**Material for this exercise:**
----

__global__ void __launch_bounds__(QNT, 1) wd_gemmq_kernel(const wd_gemm_args a, const int nbn, const int nbm, const int nchp) {
#if defined(__HIP_DEVICE_COMPILE__)
    extern __shared__ __attribute__((aligned(16))) char smem[];
    const int ntile = nbn * nbm;
    int wg;
    {
        const int bid = blockIdx.x;
        const int q = ntile >> 3, r = ntile & 7, xcd = bid & 7, loc = bid >> 3;
        wg = (xcd < r ? xcd * (q + 1) : r * (q + 1) + (xcd - r) * q) + loc;
    }
    const int bn_i = wg % nbn, bm_i = wg / nbn;
    const int m0 = bm_i * QBM, n0 = bn_i * QBN;
    const int tid = threadIdx.x;
    const int lane = tid & 63;
    const int wave = __builtin_amdgcn_readfirstlane(tid >> 6);
    const int l15 = lane & 15, lq = lane >> 4;

    const int W = a.src[0].ntaps == 9 ? a.slab_rows : 0;
    const int wsh = W ? __builtin_ctz(W) : 0;
    const int ST = (W && a.src[0].hw_src == 4 * a.hw_out) ? 2 : 1;
    const int Ws = W * ST, wss = wsh + ST - 1;
    const int Hs = W ? (a.hw_out >> wsh) * ST : 0;
    const int TR = W ? QBM >> wsh : 0;
    const int NR = W ? (TR - 1) * ST + 3 : 0;
    const int SW = Ws + 2;
    const int bsm = m0 / a.hw_out;
    const int y0 = W ? (m0 - bsm * a.hw_out) >> wsh : 0;

    auto make_srd = [](const void* p) {
        return __builtin_amdgcn_make_buffer_rsrc(const_cast<void*>(p), 0, 0x7FFFFFF0, 0x00020000);
    };
    const __amdgpu_buffer_rsrc_t srd_w_hi = make_srd(a.w_hi), srd_w_lo = make_srd(a.w_lo);

    const int nct = a.n >> 4;
    const uint32_t b_voff = (uint32_t)((n0 >> 4) * 1024 + lane * 16);
    const uint32_t kstep_bytes = (uint32_t)nct * 1024u;
    auto load_b = [&](bf16x8 (&fb)[5][2], const int kabs, const bool live) {
        const uint32_t so = live ? (uint32_t)kabs * kstep_bytes : 0u;
        const uint32_t vo = live ? b_voff : Q_OOB;
#pragma unroll
        for (int t = 0; t < 5; ++t)
#pragma unroll
            for (int p = 0; p < 2; ++p)
                fb[t][p] = __builtin_bit_cast(bf16x8, __builtin_amdgcn_raw_buffer_load_b128(p ? srd_w_lo : srd_w_hi, vo + t * 1024, so, 0));
    };
    f32x4 acc[4][5];
#pragma unroll
    for (int i = 0; i < 4; ++i)
#pragma unroll
        for (int t = 0; t < 5; ++t)
#pragma unroll
            for (int r = 0; r < 4; ++r) acc[i][t][r] = 0.0f;
    auto mfma_step = [&](const char* base, const int cpl, const int (&rb)[4], const int shift0, const int lm, const int half,
                         const bf16x8 (&fb)[5][2], const int skip) {
        const int ach = half * 4 + lq;
        const int shift = shift0 + lm * l15 - l15;
        bf16x8 xa[2][2];
        {
            const int ao = q_lds_off(rb[0] + shift + l15, ach);
            xa[0][0] = *reinterpret_cast<const bf16x8*>(base + ao);
            xa[0][1] = *reinterpret_cast<const bf16x8*>(base + cpl + ao);
        }
#pragma unroll
        for (int i = 0; i < 4; ++i) {
            if (i < 3) {
                const int ao = q_lds_off(rb[i + 1] + shift + l15, ach);
                xa[(i + 1) & 1][0] = *reinterpret_cast<const bf16x8*>(base + ao);
                xa[(i + 1) & 1][1] = *reinterpret_cast<const bf16x8*>(base + cpl + ao);
            }
            if (skip & (1 << i)) continue;
#pragma unroll
            for (int t = 0; t < 5; ++t) {
                acc[i][t] = __builtin_amdgcn_mfma_f32_16x16x32_bf16(xa[i & 1][1], fb[t][0], acc[i][t], 0, 0, 0);
                acc[i][t] = __builtin_amdgcn_mfma_f32_16x16x32_bf16(xa[i & 1][0], fb[t][1], acc[i][t], 0, 0, 0);
                acc[i][t] = __builtin_amdgcn_mfma_f32_16x16x32_bf16(xa[i & 1][0], fb[t][0], acc[i][t], 0, 0, 0);
            }
        }
    };
#ifdef WD_Q_STAMPS
    unsigned long long* qst = (a.dbg & 0x100) && a.ws && blockIdx.x == 0 ? reinterpret_cast<unsigned long long*>(a.ws) + wave * 8 : nullptr;
#define Q_STAMP(i) if (qst && lane == 0) qst[i] = __builtin_amdgcn_s_memtime()
#else
#define Q_STAMP(i)
#endif
    Q_STAMP(0);
    bf16x8 xb[5][2], yb[5][2];
    bool first_pass = true;

    auto run_source = [&](const wd_src& q, const bool conv, const int kbase) {
        const int cpt = q.c >> 6;
        const int slr = conv ? NR * SW : QBM;
        const int cpl = slr * 128, chb = 2 * cpl;
        const int pchunks = min(conv ? 5 : 8, (140 * 1024) / chb);
        const int kpc = conv ? 18 : 2;
        const int ntok = conv ? NR * Ws : QBM;
        const int lm = conv ? ST : 1;
        const __amdgpu_buffer_rsrc_t srd_a_hi = make_srd(q.hi), srd_a_lo = make_srd(q.lo);
        int rb[4];
        int skm0 = 0, skm2 = 0;
#pragma unroll
        for (int i = 0; i < 4; ++i) {
            const int p = 16 * i;
            rb[i] = conv ? ST * (p >> wsh) * SW + ST * (p & (W - 1)) : p;
            if (conv) {
                const int ys = ST * (y0 + (p >> wsh)) - 1;
                if (ys < 0) skm0 |= 1 << i;
                if (ys + 2 >= Hs) skm2 |= 1 << i;
            }
        }
        for (int c_lo = 0; c_lo < cpt; c_lo += pchunks) {
            const int nch = min(pchunks, cpt - c_lo);
            const int nks = kpc * nch;
            if (!first_pass) __syncthreads();
            first_pass = false;
            auto kabs_of = [&](const int c, const int r) {
                return kbase + (conv ? 2 * ((r >> 1) * cpt + c_lo + c) + (r & 1) : 2 * (c_lo + c) + r);
            };
            auto advance = [&](int& c, int& r) {
                if (conv) {
                    r += 8;
                    const bool wrap = r >= 18;
                    r = __builtin_amdgcn_readfirstlane(wrap ? r - 18 : r);
                    c = __builtin_amdgcn_readfirstlane(wrap ? c + 1 : c);
                } else {
                    c += 4;
                }
            };
            auto skip_of = [&](const int r) {
                if (!conv) return 0;
                const int ky = (r >> 1) / 3;
                return __builtin_amdgcn_readfirstlane(ky == 0 ? skm0 : ky == 2 ? skm2 : 0);
            };
            auto shift_of = [&](const int r) {
                if (!conv) return 0;
                const int tap = r >> 1, ky = tap / 3;
                return ky * SW + (tap - 3 * ky);
            };
            int nc = conv ? 0 : wave >> 1, nr = conv ? wave : wave & 1;
            int cc = nc, cr = nr;
            load_b(xb, kabs_of(nc, nr), kpc * nc + nr < nks);
            advance(nc, nr);
            if (conv) {
                for (int i = tid; i < nch * 2 * NR * 2 * 8; i += QNT) {
                    const int pc = i & 7, side = (i >> 3) & 1;
                    int rest = i >> 4;
                    const int ry = rest % NR;
                    rest /= NR;
                    const int pl = rest & 1, ch = rest >> 1;
                    const int row = ry * SW + (side ? SW - 1 : 0);
                    *reinterpret_cast<q_u32x4*>(smem + ch * chb + pl * cpl + row * 128 + pc * 16) = q_u32x4{0u, 0u, 0u, 0u};
                }
            }
            const int nitems = nch * ntok * 8;
            for (int i0 = 0; i0 < nitems; i0 += 8 * QNT) {
                q_u32x4 v[2][8];
                int dst[8];
#pragma unroll
                for (int k = 0; k < 8; ++k) {
                    const int i = i0 + k * QNT + tid;
                    const int pc = i & 7;
                    const int rest = i >> 3;
                    const int chl = rest / ntok, tq = rest - chl * ntok;
                    int grow, srow;
                    bool ok = i < nitems;
                    if (conv) {
                        const int ry = tq >> wss, x = tq & (Ws - 1);
                        const int gy = ST * y0 - 1 + ry;
                        ok = ok && gy >= 0 && gy < Hs;
                        grow = bsm * q.hw_src + gy * Ws + x;
                        srow = ry * SW + x + 1;
                    } else {
                        grow = m0 + tq;
                        srow = tq;
                    }
                    const uint32_t vo = ok ? (uint32_t)grow * (uint32_t)(q.ld * 2) + (uint32_t)((c_lo + chl) * 128 + pc * 16) : Q_OOB;
                    v[0][k] = __builtin_amdgcn_raw_buffer_load_b128(srd_a_hi, vo, 0, 0);
                    v[1][k] = __builtin_amdgcn_raw_buffer_load_b128(srd_a_lo, vo, 0, 0);
                    dst[k] = i < nitems ? chl * chb + q_lds_off(srow, pc) : -1;
                }
#pragma unroll
                for (int k = 0; k < 8; ++k)
                    if (dst[k] >= 0) {
                        *reinterpret_cast<q_u32x4*>(smem + dst[k]) = v[0][k];
                        *reinterpret_cast<q_u32x4*>(smem + dst[k] + cpl) = v[1][k];
                    }
            }
            __syncthreads();
            Q_STAMP(1);
            for (int ks = wave; ks < nks; ks += 16) {
                load_b(yb, kabs_of(nc, nr), kpc * nc + nr < nks);
                advance(nc, nr);
                __builtin_amdgcn_sched_barrier(0);
                mfma_step(smem + cc * chb, cpl, rb, shift_of(cr), lm, cr & 1, xb, skip_of(cr));
                __builtin_amdgcn_sched_barrier(0);
                advance(cc, cr);
                load_b(xb, kabs_of(nc, nr), kpc * nc + nr < nks);
                advance(nc, nr);
                __builtin_amdgcn_sched_barrier(0);
                if (kpc * cc + cr < nks) mfma_step(smem + cc * chb, cpl, rb, shift_of(cr), lm, cr & 1, yb, skip_of(cr));
                __builtin_amdgcn_sched_barrier(0);
                advance(cc, cr);
            }
        }
    };
    const bool conv0 = a.src[0].ntaps == 9;
    run_source(a.src[0], conv0, 0);
    if (a.nsrc > 1) run_source(a.src[1], false, 2 * a.src[0].ntaps * (a.src[0].c >> 6));

    Q_STAMP(4);
    __syncthreads();
    Q_STAMP(5);
    constexpr int IMG = QBM * QLDE;
    constexpr int CLD = QBM + 4;
    constexpr int PIMG = QBN * CLD;
    float* res = reinterpret_cast<float*>(smem);
    float* part = res + IMG;
    auto pcol = [&](float* b, const int i, const int t) -> f32x4* {
        return reinterpret_cast<f32x4*>(b + (t * 16 + l15) * CLD + i * 16 + 4 * lq);
    };
    if (wave >= 4) {
        float* b = part + (wave - 4) * PIMG;
#pragma unroll
        for (int i = 0; i < 4; ++i)
#pragma unroll
            for (int t = 0; t < 5; ++t) *pcol(b, i, t) = acc[i][t];
    }
    __syncthreads();
    if (wave < 4) {
        float* b = part + wave * PIMG;
#pragma unroll
        for (int i = 0; i < 4; ++i)
#pragma unroll
            for (int t = 0; t < 5; ++t) {
                acc[i][t] += *pcol(b, i, t);
                *pcol(b, i, t) = acc[i][t];
            }
    }
    __syncthreads();
    for (int e = tid; e < QBN * (QBM / 4); e += QNT) {
        const int col = e >> 4, r4 = (e & 15) * 4;
        const float* p = part + col * CLD + r4;
        f32x4 v = *reinterpret_cast<const f32x4*>(p);
        v += *reinterpret_cast<const f32x4*>(p + PIMG);
        v += *reinterpret_cast<const f32x4*>(p + 2 * PIMG);
        v += *reinterpret_cast<const f32x4*>(p + 3 * PIMG);
#pragma unroll
        for (int r = 0; r < 4; ++r) res[(r4 + r) * QLDE + col] = v[r];
    }
    __syncthreads();
    float* buf = res;
    Q_STAMP(6);
    if (a.gn_gamma) wd_gn_tile<QBN, QNT, false>(a, buf, buf + IMG, m0, n0, tid);
    else wd_epilogue_tail<QBM, QBN, QNT>(a, buf, m0, n0, tid, 0);
    Q_STAMP(7);
#endif
}

}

----

**Work task:** How many lines of the data hold the string "float"? Reply with the number alone.

**Exercise response:** 7